Nel deserto di Sonora non ci sono precipitazioni per la maggior parte dell’anno, ed in assenza del necessario tasso di umidità S. couchii non può vivere in superficie; affronta quindi i numerosi mesi di siccità nel sottosuolo. Ottimo scavatore, degno del suo nome, utilizza le zampe posteriori come una vanga per sotterrarsi fino a 20 cm sotto terra.
Durante le precipitazioni estive, stimolato dalle vibrazioni a bassa frequenza prodotte dai tuoni e dal battere della pioggia al suolo, il rospo emerge dal suo rifugio sotterraneo. Ma le piogge durano poco e non c’è tempo da perdere; i maschi cercano subito una pozza e cantano vigorosamente per richiamare le femmine, le quali deporranno diverse migliaia di uova a testa. Una volta deposte, le uova devono schiudersi rapidamente prima del disseccamento delle pozze: a temperature dell’acqua di 30 °C, le uova si schiudono in 15 ore. Un record assoluto. Anche i girini devono metamorfosare in fretta e nel giro di 9-14 giorni sono già dei piccoli rospi, pronti ad affrontare le sfide del deserto.

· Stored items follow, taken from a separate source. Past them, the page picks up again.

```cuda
template <int OP>
__device__ __forceinline__ float red8(float v) {
#pragma unroll
  for (int o = 4; o < 32; o <<= 1) {
    const float g = __shfl_xor_sync(0xffffffffu, v, o);
    v = OP == 0 ? v + g : (OP == 1 ? fminf(v, g) : fmaxf(v, g));
  }
  return v;
}

template <int N> __device__ __forceinline__ void wgmma_tf32(float* d, uint64_t a, uint64_t b, int scale_d);
template <> __device__ __forceinline__ void wgmma_tf32<32>(float* d, uint64_t a, uint64_t b, int scale_d) {
  asm volatile("{\n.reg .pred p;\nsetp.ne.b32 p, %18, 0;\n"
               "wgmma.mma_async.sync.aligned.m64n32k8.f32.tf32.tf32 {%0, %1, %2, %3, %4, %5, %6, %7, %8, %9, %10, %11, %12, %13, %14, %15}, %16, %17, p, 1, 1;\n}\n"
               : "+f"(d[0]), "+f"(d[1]), "+f"(d[2]), "+f"(d[3]), "+f"(d[4]), "+f"(d[5]), "+f"(d[6]), "+f"(d[7]), "+f"(d[8]), "+f"(d[9]), "+f"(d[10]), "+f"(d[11]), "+f"(d[12]), "+f"(d[13]), "+f"(d[14]), "+f"(d[15])
               : "l"(a), "l"(b), "r"(scale_d));
}
template <> __device__ __forceinline__ void wgmma_tf32<64>(float* d, uint64_t a, uint64_t b, int scale_d) {
  asm volatile("{\n.reg .pred p;\nsetp.ne.b32 p, %34, 0;\n"
               "wgmma.mma_async.sync.aligned.m64n64k8.f32.tf32.tf32 {%0, %1, %2, %3, %4, %5, %6, %7, %8, %9, %10, %11, %12, %13, %14, %15, %16, %17, %18, %19, %20, %21, %22, %23, %24, %25, %26, %27, %28, %29, %30, %31}, %32, %33, p, 1, 1;\n}\n"
               : "+f"(d[0]), "+f"(d[1]), "+f"(d[2]), "+f"(d[3]), "+f"(d[4]), "+f"(d[5]), "+f"(d[6]), "+f"(d[7]), "+f"(d[8]), "+f"(d[9]), "+f"(d[10]), "+f"(d[11]), "+f"(d[12]), "+f"(d[13]), "+f"(d[14]), "+f"(d[15]), "+f"(d[16]), "+f"(d[17]), "+f"(d[18]), "+f"(d[19]), "+f"(d[20]), "+f"(d[21]), "+f"(d[22]), "+f"(d[23]), "+f"(d[24]), "+f"(d[25]), "+f"(d[26]), "+f"(d[27]), "+f"(d[28]), "+f"(d[29]), "+f"(d[30]), "+f"(d[31])
               : "l"(a), "l"(b), "r"(scale_d));
// ... 17 lines not shown
```

Baseline: 2.835.

## Group four spatial blocks per conv tile with warp-specialized register reallocation

For the blocked 27-tap 3D conv path, each CTA can now process four 8x8 spatial blocks per A-stage instead of two, chosen when the grid still fills the SMs and at least three A stages fit in shared memory. Each B (weight) stage is then reused across more output tiles. To hold the larger accumulator set, the kernel adds a full producer warpgroup and uses setmaxnreg to move registers from producer to consumers. Waits are inlined in that variant. Risks are fewer pipeline stages from the larger windows, register pressure, and fewer CTAs. A debug accessor reports the chosen group size.

```diff
diff --git a/include/lion_b200.h b/include/lion_b200.h
--- a/include/lion_b200.h
+++ b/include/lion_b200.h
@@ -13,6 +13,7 @@
 int lion_ctx_create(int device, LionCtx** out);
 int lion_ctx_destroy(LionCtx* ctx);
 int lion_ctx_last_launches(LionCtx* ctx);
+int lion_ctx_last_conv_group(LionCtx* ctx);
 unsigned lion_ctx_generation(LionCtx* ctx);
 int lion_ctx_timeline(LionCtx* ctx, unsigned long long* t_ns, char* names, int max_entries);
 size_t lion_ctx_arena_bytes(LionCtx* ctx);
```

- Abitare nel Circolo Polare Artico
Probabilmente l’anfibio più estremo del pianeta è Rana sylvatica, un anuro che abita le foreste boreali del Nord America, di per sé ben adattato a climi freddi, ma una popolazione in particolare è arrivata a popolare il Circolo Polare Artico, grazie ad un adattamento fisiologico strabiliante.
In Alaska, Rana sylvatica congela (nel vero senso della parola) per sette lunghi mesi. Due terzi della sua acqua corporea si trasforma in ghiaccio, il cuore smette di battere, il sangue non scorre più, l’attività metabolica e i processi fisici si fermano, ma la rana non muore. In primavera si scongela (letteralmente) ed il suo organismo lentamente riprende le sue funzioni.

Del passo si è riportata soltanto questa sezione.